Vaporized Cannabis Reduces Neuropathy Pain

Vaporized Cannabis Reduces Neuropathy Pain

Smoking vaporized cannabis can significantly reduce chronic pain caused by neuropathy, according to researchers at the University of California, Davis Medical Center.

Millions of Americans suffer from neuropathy, including about half of all diabetics. Damaged or diseased nerves cause chronic pain or loss of feeling in the toes, feet, legs, hands and arms. Neuropathy may also include a persistent burning, tingling or prickling sensation. Drugs often don’t provide much relief.

“Unfortunately, pharmacologic management of neuropathic pain can be quite challenging. In randomized clinical trials, no more than half of patients experience clinically meaningful pain relief from pharmacotherapy,” wrote Barth Wilsey, MD, of UC Davis Medical Center and lead author of a small study published in the Journal of Pain. “Given a lack of alternatives, validation of unconventional analgesics such as cannabis may address unmet needs.”

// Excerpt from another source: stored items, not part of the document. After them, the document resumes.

template <class T, bool OUT_F32, bool UNPOOL = false>
__global__ __launch_bounds__(T::NT) __attribute__((amdgpu_waves_per_eu(2, T::WPE))) void k_conv3x3_igemm(const ConvArgs a) {
    extern __shared__ __attribute__((aligned(16))) uint4 smem[];
    uint4 *sA = smem;
    uint4 *sB = smem + T::A_SLOTS;
#ifdef FOSVOS_IGEMM_PRIO
    __builtin_amdgcn_s_setprio(FOSVOS_IGEMM_PRIO);
#endif

    const int tid = threadIdx.x, lane = tid & 63;
    const int wave = __builtin_amdgcn_readfirstlane(tid >> 6);
    const int wm = wave / T::WN, wn = wave % T::WN;
    int t = blockIdx.x;
    int cb = blockIdx.y;
    if (a.swizzle) {
        const int n_wg = gridDim.x, n_cb = a.Cout / T::BN, n_t = a.n_t;
        const int q8 = n_wg >> 3, r8 = n_wg & 7, xcd = t & 7;
        const int swz = (xcd < r8 ? xcd * (q8 + 1) : r8 * (q8 + 1) + (xcd - r8) * q8) + (t >> 3);
        if (a.swizzle == 1) { t = fast_div(swz, n_cb, a.m_ncb); cb = swz - t * n_cb; }
        else { cb = fast_div(swz, n_t, a.m_nt); t = swz - cb * n_t; }
    }
    const int t_row = fast_div(t, a.tiles_x, a.m_tx);
    const int tx_i = t - t_row * a.tiles_x;
    const int n = fast_div(t_row, a.tiles_y, a.m_ty);
    const int ty_i = t_row - n * a.tiles_y;
    const int y0 = ty_i * T::TH, x0 = tx_i * T::TW;
    const int n0 = cb * T::BN;
    const int H = a.H, W = a.W, Cin = a.Cin;
    const int n_chunks = Cin >> 5;
    const uint16_t *xn = a.x + (int64_t)n * H * W * Cin;

    int a_goff[T::A_IT];
    int a_slot[T::A_IT];
#pragma unroll
    for (int it = 0; it < T::A_IT; ++it) {
        const int idx = it * T::NT + tid;
        const int oct = idx >> 5, within = idx & 31;
        const int kg = within >> 3;
        const int P = oct * 8 + (within & 7);
        a_slot[it] = -1;
        a_goff[it] = -1;
        if (P < T::NPIX) {
            const int hy = P / T::HALO_W, hx = P - hy * T::HALO_W;
            const int gy = y0 + hy - 1, gx = x0 + hx - 1;
            a_slot[it] = kg * T::NPIX_PAD + P;
            if (gy >= 0 && gy < H && gx >= 0 && gx < W) a_goff[it] = ((gy * W + gx) * Cin + kg * 8) * 2;
        }
    }

    f32x4 acc[T::MF][T::NF];
#pragma unroll
    for (int i = 0; i < T::MF; ++i)
#pragma unroll
        for (int j = 0; j < T::NF; ++j) acc[i][j] = f32x4{0.f, 0.f, 0.f, 0.f};

    int a_base[T::MF];
#pragma unroll
    for (int i = 0; i < T::MF; ++i) {
        const int pb = wm * T::WAVE_M + i * 16;
        const int ty = pb / T::TW, tx = pb % T::TW;
        a_base[i] = (lane >> 4) * T::NPIX_PAD + ty * T::HALO_W + tx + (lane & 15);
    }
    const int b_base = (lane >> 4) * T::BN + wn * T::WAVE_N + (lane & 15);

    const int c_begin = a.k_splits > 1 ? blockIdx.z * a.chunks_per_split : 0;
    const int c_end = a.k_splits > 1 ? min(c_begin + a.chunks_per_split, n_chunks) : n_chunks;

    static_assert(T::A_IT <= 6 && T::B_IT <= 9, "prefetch register file");
    uint4 pa0, pa1, pa2, pa3, pa4, pa5, pb0, pb1, pb2, pb3, pb4, pb5, pb6, pb7, pb8;
    [[maybe_unused]] uint4 pa6, pa7, pa8;
    pa0 = pa1 = pa2 = pa3 = pa4 = pa5 = pb0 = pb1 = pb2 = pb3 = pb4 = pb5 = pb6 = pb7 = pb8 = make_uint4(0, 0, 0, 0);
    const int x_bytes = H * W * Cin * 2, w_bytes = (n_chunks * 36 * a.Co_pad - n0) * 16;
    auto x_rsrc = __builtin_amdgcn_make_buffer_rsrc(const_cast<uint16_t *>(xn), 0, x_bytes, 0x00020000);
    auto w_rsrc = __builtin_amdgcn_make_buffer_rsrc(const_cast<uint16_t *>(a.w) + (int64_t)n0 * 8, 0, w_bytes,
                                                    0x00020000);
    static_assert(T::NT % T::BN == 0, "weight staging assumes BN divides the workgroup size");
    const int b_voff = ((tid / T::BN) * a.Co_pad + tid % T::BN) * 16;
    const int b_row_bytes = a.Co_pad * 16;
#define FOSVOS_LD_A(i)                                                                                  \
    if constexpr (i < T::A_IT)                                                                          \
        pa##i = __builtin_bit_cast(uint4, __builtin_amdgcn_raw_buffer_load_b128(x_rsrc, a_goff[i], cc_ * 64, 0));
#define FOSVOS_LD_B(i)                                                                                  \
    if constexpr (i < T::B_IT)                                                                          \
        pb##i = __builtin_bit_cast(uint4, __builtin_amdgcn_raw_buffer_load_b128(                        \
            w_rsrc, b_voff, (cc_ * 36 + i * (T::NT / T::BN)) * b_row_bytes, 0));
#define FOSVOS_LOAD_CHUNK(cc_expr)                                                                      \
    {                                                                                                   \
        const int cc_ = (cc_expr);                                                                      \
        FOSVOS_LD_A(0) FOSVOS_LD_A(1) FOSVOS_LD_A(2) FOSVOS_LD_A(3) FOSVOS_LD_A(4) FOSVOS_LD_A(5)       \
        FOSVOS_LD_B(0) FOSVOS_LD_B(1) FOSVOS_LD_B(2) FOSVOS_LD_B(3) FOSVOS_LD_B(4) FOSVOS_LD_B(5)       \
        FOSVOS_LD_B(6) FOSVOS_LD_B(7) FOSVOS_LD_B(8)                                                    \
    }
#define FOSVOS_ST_A(i)                                                                                  \
    if constexpr (i < T::A_IT) {                                                                        \
        if (a_slot[i] >= 0) sA[a_slot[i]] = pa##i;                                                      \
    }
#define FOSVOS_ST_B(i)                                                                                  \
    if constexpr (i < T::B_IT) {                                                                        \
        if (i * T::NT + tid < T::B_SLOTS) sB[i * T::NT + tid] = pb##i;                                  \
    }
#define FOSVOS_STORE_CHUNK()                                                                            \
    {                                                                                                   \
        FOSVOS_ST_A(0) FOSVOS_ST_A(1) FOSVOS_ST_A(2) FOSVOS_ST_A(3) FOSVOS_ST_A(4) FOSVOS_ST_A(5)       \
        FOSVOS_ST_B(0) FOSVOS_ST_B(1) FOSVOS_ST_B(2) FOSVOS_ST_B(3) FOSVOS_ST_B(4) FOSVOS_ST_B(5)       \
        FOSVOS_ST_B(6) FOSVOS_ST_B(7) FOSVOS_ST_B(8)                                                    \
    }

512px-Medical_THCIn the study, 39 patients with central and peripheral neuropathic pain inhaled a medium dose of tetrahydrocannabinol (THC), a low-dose, or a placebo through a Volcano vaporizer. THC is marijuana’s active ingredient.

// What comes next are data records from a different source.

# QData/ChromeGCN

Measured on AMD Instinct MI355X. Metric: GCN windows/sec (2-layer, d_model=128) on GM12878 Hi-C graph, higher is better.
Workload: dtype f32

## Files before the change

### chromegcn_amd/csrc/cgcn_head.hip

```cpp
#include "cgcn_common.hpp"

#define HEAD_STAT_BLOCKS 128
#define HEAD_TILE 16
#define HEADB_TILE 32
#ifndef HEAD_MAX_PARTIALS
#define HEAD_MAX_PARTIALS 256
#endif


template <int D>
__global__ __launch_bounds__(256) void k_head_colstats(int n, int S, int rows_per_blk, const float* __restrict__ X,
                                                       float* __restrict__ part) {
  constexpr int RL = 256 / D;
  __shared__ float sm[2][256];
  const int c = threadIdx.x % D, rl = threadIdx.x / D;
  const int r0 = blockIdx.x * rows_per_blk, r1 = min(n, r0 + rows_per_blk);
  for (int s = 0; s < S; ++s) {
    const float* Xs = X + (size_t)s * n * D + c;
    const float pivot = r0 < n ? fmaxf(Xs[(size_t)r0 * D], 0.f) : 0.f;
    float s1 = 0.f, s2 = 0.f;
    int i = r0 + rl;
    for (; i + 3 * RL < r1; i += 4 * RL) {
      float v[4];
#pragma unroll
// ... 1130 lines not shown
#pragma unroll
      for (int t = 0; t < RPW; ++t) {
        const int i = node0 + own + t * 8;
#pragma unroll
        for (int s = 0; s < 2; ++s) {
          if (i < n && s < S) ld_row<EPL>(xv[t][s], &X[(unsigned)((s * n + i) * D + lane * EPL)]);
          else zero_row<EPL>(xv[t][s]);
        }
      }
    };
    auto load_targets = [&](int tile) {
      const int node0 = tile * TR;
      const int j = own * 16 + (lane & 15), q = lane >> 4;
#pragma unroll
      for (int mb = 0; mb < NRB; ++mb)
#pragma unroll
        for (int e = 0; e < 4; ++e) {
          const int i = node0 + mb * 16 + q * 4 + e;
          tgv[mb][e] = (i < n && j < Cp) ? target[(unsigned)(i * C + c0 + j)] : 0.f;
        }
    };
    if (mt > 0) {
      load_rows(blockIdx.x);
      load_targets(blockIdx.x);
    }
    __syncthreads();
#pragma unroll
    for (int e = 0; e < EPL; ++e)
#pragma unroll
      for (int s = 0; s < 2; ++s) head_stat<D>(sa, stash, mean, invstd, s < S ? s : 0, lane * EPL + e, mu[s][e], is[s][e]);
    for (int k = 0; k <= mt; ++k) {
      const int tile = (int)blockIdx.x + k * G;
      const int node0 = tile * TR;
      RS_STAMP(0);
      if (k < mt) {
        int lane_ = lane;
        asm volatile("" : "+v"(lane_));
        float* __restrict__ Yb = Yt[k & 1];
#pragma unroll
        for (int t = 0; t < RPW; ++t) {
          const int rr = own + t * 8;
          const int i = node0 + rr;
          f32x2 ym;
#pragma unroll
          for (int e = 0; e < EPL; ++e) {
            float y[2];
#pragma unroll
            for (int s = 0; s < 2; ++s) {
              y[s] = (fmaxf(xv[t][s][e], 0.f) - mu[s][e]) * is[s][e] * gw[e] + gb[e];
              if (DROP) y[s] = dropout_keep(key, (uint32_t)((s * n + i) * D + lane_ * EPL + e), thresh) ? y[s] * keep_scale : 0.f;
            }
            const float a = y[0] + (S2 ? y[1] : 0.f);
            ym[e] = i < n ? a * invS : 0.f;
          }
          *(f32x2*)&Yb[rr * LDY + lane_ * EPL] = ym;
        }
      }
      RS_STAMP(1);
      __syncthreads();
      RS_STAMP(2);
      f32x4 acc[NRB];
#pragma unroll
      for (int mb = 0; mb < NRB; ++mb) acc[mb] = (f32x4){0.f, 0.f, 0.f, 0.f};
      if (k < mt) {
        if (k + 1 < mt) load_rows(tile + G);
        if (own < NB) {
          OPAQUE_LANE(r, q, lq);
          __builtin_amdgcn_s_setprio(HEAD_RS_PRIO);
          const float* __restrict__ Ya = Yt[k & 1] + r * LDY + 4 * q;
          const float* __restrict__ Wa = Wl + (own * 16 + r) * LDW + 4 * q;
#pragma unroll
          for (int t = 0; t < KQ / 4; ++t) {
            f32x4 a[NRB];
#pragma unroll
            for (int mb = 0; mb < NRB; ++mb) a[mb] = *(const f32x4*)&Ya[mb * 16 * LDY + 16 * t];
            const f32x4 b = *(const f32x4*)&Wa[16 * t];
#pragma unroll
            for (int u = 0; u < 4; ++u)
#pragma unroll
              for (int mb = 0; mb < NRB; ++mb) acc[mb] = __builtin_amdgcn_mfma_f32_16x16x4f32(a[mb][u], b[u], acc[mb], 0, 0, 0);
          }
          __builtin_amdgcn_s_setprio(0);
        }
      }
      RS_STAMP(3);
      __syncthreads();
      RS_STAMP(4);
      if (k < mt) {
        float* __restrict__ Pb = Pt[k & 1];
        OPAQUE_LANE(r, q, lq);
        const int j = own * 16 + r;
#pragma unroll
        for (int mb = 0; mb < NRB; ++mb)
#pragma unroll
          for (int e = 0; e < 4; ++e) {
            const int row = mb * 16 + q * 4 + e;
            const int i = node0 + row;
            const bool ok = i < n && j < Cp;
            const float pred = acc[mb][e] + bj;
            const float en = __expf(-fabsf(pred));
            const float inv = __builtin_amdgcn_rcpf(1.f + en);
            const float p = pred >= 0.f ? inv : en * inv;
            const float l = fmaxf(pred, 0.f) - pred * tgv[mb][e] + __logf(1.f + en);
            lacc += ok ? l : 0.f;
            if (ok) {
              if (HEAD_NT_PROBS) __builtin_nontemporal_store(p, &probs[(unsigned)(i * C + c0 + j)]);
              else probs[(unsigned)(i * C + c0 + j)] = p;
            }
            const float dp = ok ? (p - tgv[mb][e]) * inv_count : 0.f;
            dbo += dp;
            Pb[row * LDP + j] = dp;
          }
        if (k + 1 < mt) load_targets(tile + G);
      }
      RS_STAMP(5);
      __syncthreads();
    }
    dbo += __shfl_xor(dbo, 16);
    dbo += __shfl_xor(dbo, 32);
    if ((lane >> 4) == 0 && c0 + own * 16 + (lane & 15) < CPT) P[CPT * D + c0 + own * 16 + (lane & 15)] = dbo;
    lacc = wave_sum(lacc);
    if (lane == 0) lsum[own] = lacc;
    __syncthreads();
    if (threadIdx.x == 0) {
      float t = 0.f;
#pragma unroll
      for (int w = 0; w < 8; ++w) t += lsum[w];
      const float tl = first ? t : loss_part[blockIdx.x] + t;
      loss_part[blockIdx.x] = tl;
#ifndef HRSX_NOTICKET
      if (sa.acc && last) head_loss_ticket(sa, S, D, tl, inv_count);
#endif
    }
  } else {
    f32x4 accW[NB];
#pragma unroll
    for (int i = 0; i < NB; ++i) accW[i] = (f32x4){0.f, 0.f, 0.f, 0.f};
    float sdy[2] = {0.f, 0.f}, sdyx[2] = {0.f, 0.f}, mu[2], is[2];
    __syncthreads();
    if (sa.acc && blockIdx.x == 0 && first && wave == 8) head_stat_bookkeeping<D>(sa, stash, S, lane);
#pragma unroll
    for (int s = 0; s < 2; ++s) head_stat<D>(sa, stash, mean, invstd, s < S ? s : 0, own * 16 + (lane & 15), mu[s], is[s]);
    float xq[2][NRB][4];
    auto load_xq = [&](int tile) {
      OPAQUE_LANE(r, q, lq);
      const int node0 = tile * TR, c = own * 16 + r;
#pragma unroll
      for (int s = 0; s < 2; ++s)
#pragma unroll
        for (int mb = 0; mb < NRB; ++mb)
#pragma unroll
          for (int e = 0; e < 4; ++e) {
            const int i = node0 + mb * 16 + q * 4 + e;
            xq[s][mb][e] = (last && i < n && s < S) ? X[(unsigned)((s * n + i) * D + c)] : 0.f;
          }
    };
    for (int k = 0; k <= mt; ++k) {
      const int node0 = ((int)blockIdx.x + (k - 1) * G) * TR;
      f32x4 accY[NRB];
#pragma unroll
      for (int mb = 0; mb < NRB; ++mb) accY[mb] = (f32x4){0.f, 0.f, 0.f, 0.f};
      RS_STAMP(0);
      if (k >= 1) {
        const float* __restrict__ Pb = Pt[(k - 1) & 1];
        OPAQUE_LANE(r, q, lq);
        if (MULTI && !first) {
          const int c = own * 16 + r;
#pragma unroll
          for (int mb = 0; mb < NRB; ++mb)
#pragma unroll
            for (int e = 0; e < 4; ++e) {
              const int i = node0 + mb * 16 + q * 4 + e;
              accY[mb][e] = i < n ? dym[(unsigned)(i * D + c)] : 0.f;
            }
        }
        __builtin_amdgcn_s_setprio(HEAD_RS_PRIO);
        const float* __restrict__ Pa = Pb + r * LDP + q;
        const float* __restrict__ Wa = Wl + q * LDW + own * 16 + r;
        float pa[2][4 * NRB], wb[2][4];
#pragma unroll
        for (int u = 0; u < 4; ++u) {
          wb[0][u] = Wa[4 * u * LDW];
#pragma unroll
          for (int mb = 0; mb < NRB; ++mb) pa[0][u * NRB + mb] = Pa[mb * 16 * LDP + 4 * u];
        }
#pragma unroll
        for (int g = 0; g < NB; ++g) {
          if (g + 1 < NB) {
#pragma unroll
            for (int u = 0; u < 4; ++u) {
              wb[(g + 1) & 1][u] = Wa[4 * (4 * (g + 1) + u) * LDW];
#pragma unroll
              for (int mb = 0; mb < NRB; ++mb) pa[(g + 1) & 1][u * NRB + mb] = Pa[mb * 16 * LDP + 4 * (4 * (g + 1) + u)];
            }
          }
          __builtin_amdgcn_sched_barrier(0);
#pragma unroll
          for (int u = 0; u < 4; ++u)
#pragma unroll
            for (int mb = 0; mb < NRB; ++mb) accY[mb] = __builtin_amdgcn_mfma_f32_16x16x4f32(pa[g & 1][u * NRB + mb], wb[g & 1][u], accY[mb], 0, 0, 0);
          __builtin_amdgcn_sched_barrier(0);
        }
        __builtin_amdgcn_s_setprio(0);
      }
      RS_STAMP(1);
      __syncthreads();
      RS_STAMP(2);
      if (k >= 1) {
        OPAQUE_LANE(r, q, lq);
        const int c = own * 16 + r;
#pragma unroll
        for (int mb = 0; mb < NRB; ++mb)
#pragma unroll
          for (int e = 0; e < 4; ++e) {
            const int i = node0 + mb * 16 + q * 4 + e;
            const float g = accY[mb][e];
            if (i < n) dym[(unsigned)(i * D + c)] = g;
            if (last) {
#pragma unroll
              for (int s = 0; s < 2; ++s) {
                float dy = g * invS;
                if (DROP) dy = dropout_keep(key, (uint32_t)((s * n + i) * D + c), thresh) ? dy * keep_scale : 0.f;
                if (s == 1) dy = S2 ? dy : 0.f;
                const float xh = (fmaxf(xq[s][mb][e], 0.f) - mu[s]) * is[s];
                sdy[s] += dy;
                sdyx[s] += dy * xh;
              }
            }
          }
      }
      RS_STAMP(3);
      __syncthreads();
      RS_STAMP(4);
      if (k < mt) load_xq((int)blockIdx.x + k * G);
      if (k >= 1) {
        OPAQUE_LANE(r, q, lq);
        __builtin_amdgcn_s_setprio(HEAD_RS_PRIO);
        const float* __restrict__ Pa = Pt[(k - 1) & 1] + q * LDP + r;
        const float* __restrict__ Ya = Yt[(k - 1) & 1] + q * LDY + own * 16 + r;
        float a0[NB], a1[NB], b0, b1;
        b0 = Ya[0];
#pragma unroll
        for (int ib = 0; ib < NB; ++ib) a0[ib] = Pa[ib * 16];
#pragma unroll
        for (int kk = 0; kk < TR / 4; kk += 2) {
          b1 = Ya[(kk + 1) * 4 * LDY];
#pragma unroll
          for (int ib = 0; ib < NB; ++ib) a1[ib] = Pa[(kk + 1) * 4 * LDP + ib * 16];
          __builtin_amdgcn_sched_barrier(0);
#pragma unroll
          for (int ib = 0; ib < NB; ++ib) accW[ib] = __builtin_amdgcn_mfma_f32_16x16x4f32(a0[ib], b0, accW[ib], 0, 0, 0);
          __builtin_amdgcn_sched_barrier(0);
          if (kk + 2 < TR / 4) {
            b0 = Ya[(kk + 2) * 4 * LDY];
#pragma unroll
            for (int ib = 0; ib < NB; ++ib) a0[ib] = Pa[(kk + 2) * 4 * LDP + ib * 16];
          }
          __builtin_amdgcn_sched_barrier(0);
#pragma unroll
          for (int ib = 0; ib < NB; ++ib) accW[ib] = __builtin_amdgcn_mfma_f32_16x16x4f32(a1[ib], b1, accW[ib], 0, 0, 0);
          __builtin_amdgcn_sched_barrier(0);
        }
        __builtin_amdgcn_s_setprio(0);
      }
      RS_STAMP(5);
      __syncthreads();
    }
    const int r = lane & 15, q = lane >> 4;
#pragma unroll
    for (int ib = 0; ib < CBMAX; ++ib)
#pragma unroll
      for (int e = 0; e < 4; ++e) {
        const float v = ib < NB ? accW[ib < NB ? ib : 0][e] : 0.f;
        if (c0 + ib * 16 < CPT) P[(size_t)(c0 + ib * 16 + q * 4 + e) * D + own * 16 + r] = v;
      }
    if (last) {
      double* out = (double*)(P + CPT * D + CPT);
#pragma unroll
      for (int s = 0; s < 2; ++s) {
        double a = (double)sdy[s], b = (double)sdyx[s];
        a += __shfl_xor(a, 16); a += __shfl_xor(a, 32);
        b += __shfl_xor(b, 16); b += __shfl_xor(b, 32);
        if (q == 0) {
          out[s * D + own * 16 + r] = a;
          out[(2 + s) * D + own * 16 + r] = b;
          if (sa.acc && s < S) {
            int fa, fb;
            head_bacc_points(wmax, 16, keep_scale, n, fa, fb);
            unsigned long long* bb = bacc_base(sa.acc, S, D);
#ifndef HRSX_NOBACC
            bacc_add(bb, S, D, (int)blockIdx.x & (STAT_ACC_SLOTS - 1), s, own * 16 + r, a, b, fa, fb);
#endif
            if (blockIdx.x == 0 && s == 0 && own == 0 && r == 0)
              bb[(size_t)STAT_ACC_SLOTS * S * D * 2 + BACC_EXP] = ((unsigned long long)(unsigned)(fb + 1024) << 32) | (unsigned long long)(unsigned)(fa + 1024);
          }
        }
      }
    }
    __syncthreads();
  }
#undef OPAQUE_LANE
}
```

Vaporization is a way to avoid toxins and irritating side effects from marijuana smoke by heating cannabis to a temperature where the psychoactive ingredients evaporate without causing combustion. THC and other cannabinoids are emitted with little of the carcinogenic tars and noxious gases found in smoke.

Patients smoked the vaporized cannabis three times over the course of a few weeks. Researchers say both the low and medium doses of THC provided 30% reductions in pain intensity when compared to the placebo; an efficacy rate that is comparable to that of traditional neuropathic pain medications. Researchers say the psychoactive effect or “high” that came from smoking cannabis was minimal, particularly for the low doses.

“Vaporized cannabis, even at low doses, may present an effective option for patients with treatment-resistant neuropathic pain,” said Wilsey. “The use of low doses could potentially be prescribed by physicians interested in helping patients use cannabis effectively while minimizing cognitive and psychological side effects. Viewed with this in mind, the present study adds to a growing body of literature supporting the use of cannabis for the treatment of neuropathic pain.”

Over a decade ago, the National Institutes of Health concluded that neuropathic pain is a condition in which currently available analgesics are marginally effective and suggested that cannabis might hold promise for many sufferers. Researchers recently reported that a synthetic version of THC was effective in treating neuropathic pain and had fewer side-effects than opioid pain relievers.